Where the poll is even more revealing is in its hints about where each candidate’s base of support is likely to be. There, the results may be particularly encouraging for Garcetti and Greuel. Garcetti is the clear leader among the city’s largest ethnic group (41% of Latinos back him), and Greuel leads among union households (26% support her), which turn out to vote in large numbers. Garcetti also appears best poised to pick up those voters who are most supportive of the current mayor, Antonio Villaraigosa. Of the Villaraigosa supporters who rate his performance an A or a B, more than 59% back Garcetti.

That’s interesting, because while Villaraigosa has worked reasonably well with Garcetti, there’s no real love between them. Villaraigosa has often frustrated the City Council with his aloofness and vanity, and Garcetti had to navigate that resentment during his tenure as president of the council. Villaraigosa so far has declined to endorse a candidate, but he’s thought to favor either Greuel, whom he likes, or Beutner, who served in his administration. The question these numbers pose, then, is whether Villaraigosa’s supporters would abandon Garcetti if the mayor gives his nod to someone else.

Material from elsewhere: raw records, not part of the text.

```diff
@@ -712,13 +798,13 @@
 extern "C" int32_t ppo_debug_fx6_stamps(unsigned long long* out) {
     if (!g_fx6_stamps) return -1;
     (void)hipDeviceSynchronize();
-    return hipMemcpy(out, g_fx6_stamps, 512 * 2 * 8 * 8, hipMemcpyDeviceToHost) == hipSuccess ? 0 : -2;
+    return hipMemcpy(out, g_fx6_stamps, 512 * 3 * 8 * 8, hipMemcpyDeviceToHost) == hipSuccess ? 0 : -2;
 }
 #endif
 
 int32_t launch_policy_train_fwd_x6(ppo_policy_s* p, FwdArgs& a, int64_t B, TrainFwd form, bool compact) {
 #ifdef PPO_FX6_STAMP
-    if (!g_fx6_stamps) { (void)hipMalloc((void**)&g_fx6_stamps, 512 * 2 * 8 * 8); (void)hipMemset(g_fx6_stamps, 0, 512 * 2 * 8 * 8); }
+    if (!g_fx6_stamps) { (void)hipMalloc((void**)&g_fx6_stamps, 512 * 3 * 8 * 8); (void)hipMemset(g_fx6_stamps, 0, 512 * 3 * 8 * 8); }
     a.stamps = g_fx6_stamps;
 #endif
     if (compact) {
@@ -738,8 +824,8 @@
                            (const uint4*)p->w1x.p, (const uint4*)p->w2fx.p, compact ? 1 : 0);                 \
     } while (0)
     if (form == TrainFwd::X6S) LAUNCH((k_policy_fwd_train_x6s<256, 4>), (FXSCfg<256, 4>::total), B, 256, 512);
-    else if (form == TrainFwd::X6T && p->HID == 256) LAUNCH((k_policy_fwd_train_x6t<256, 2>), (FXTCfg<256, 2>::total), (B + 1) / 2, 256, 512);
-    else if (form == TrainFwd::X6T) LAUNCH((k_policy_fwd_train_x6t<128, 2>), (FXTCfg<128, 2>::total), (B + 1) / 2, 512, 256);
+    else if (form == TrainFwd::X6T && p->HID == 256) LAUNCH((k_policy_fwd_train_x6t<256, 2>), (FXTCfg<256, 2>::total), (B + 1) / 2, 256, (FXTCfg<256, 2>::THREADS));
+    else if (form == TrainFwd::X6T) LAUNCH((k_policy_fwd_train_x6t<128, 2>), (FXTCfg<128, 2>::total), (B + 1) / 2, 512, (FXTCfg<128, 2>::THREADS));
     else if (p->HID == 256) LAUNCH(k_policy_fwd_train_x6<256>, FXCfg<256>::total, B, 256 * FXCfg<256>::WG_PER_CU, 512);
     else LAUNCH(k_policy_fwd_train_x6<128>, FXCfg<128>::total, B, 256 * FXCfg<128>::WG_PER_CU, 256);
 #undef LAUNCH
```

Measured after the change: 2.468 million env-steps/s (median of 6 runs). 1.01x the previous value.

And then there is the race’s wild card, Yaroslavsky. The supervisor’s long rumination on whether to jump in has become one of the race’s defining — and, to Yaroslavsky’s admirers, infuriating — characteristics. He sets deadline after deadline for when he’ll make up his mind, and then doesn’t. To some, that’s proof of his indecisiveness, and thus of his unsuitability to be mayor.

But the poll results suggest another possibility: that staying out of the fray is not hurting him and that his deliberation may be smart politics, not just hand-wringing. Without having raised a dollar or even declared his interest in the office, Yaroslavsky is the solid favorite among those who think Villaraigosa has performed poorly (58% of those who give the mayor a D or an F favor the supervisor), and he polls competitively in most regions of the city. One conspicuous weakness is among Latinos, however: Just 2% of those polled backed Yaroslavsky, who fought off an attempt earlier this year to create a second majority-Latino supervisorial district that would have carved up his constituency.

As for Greuel, she enjoys the broadest spectrum of support. Although she’s the favorite of union households, she polls well with non-union members as well. She does about equally well in the Valley and the rest of the city and about equally well among men and women.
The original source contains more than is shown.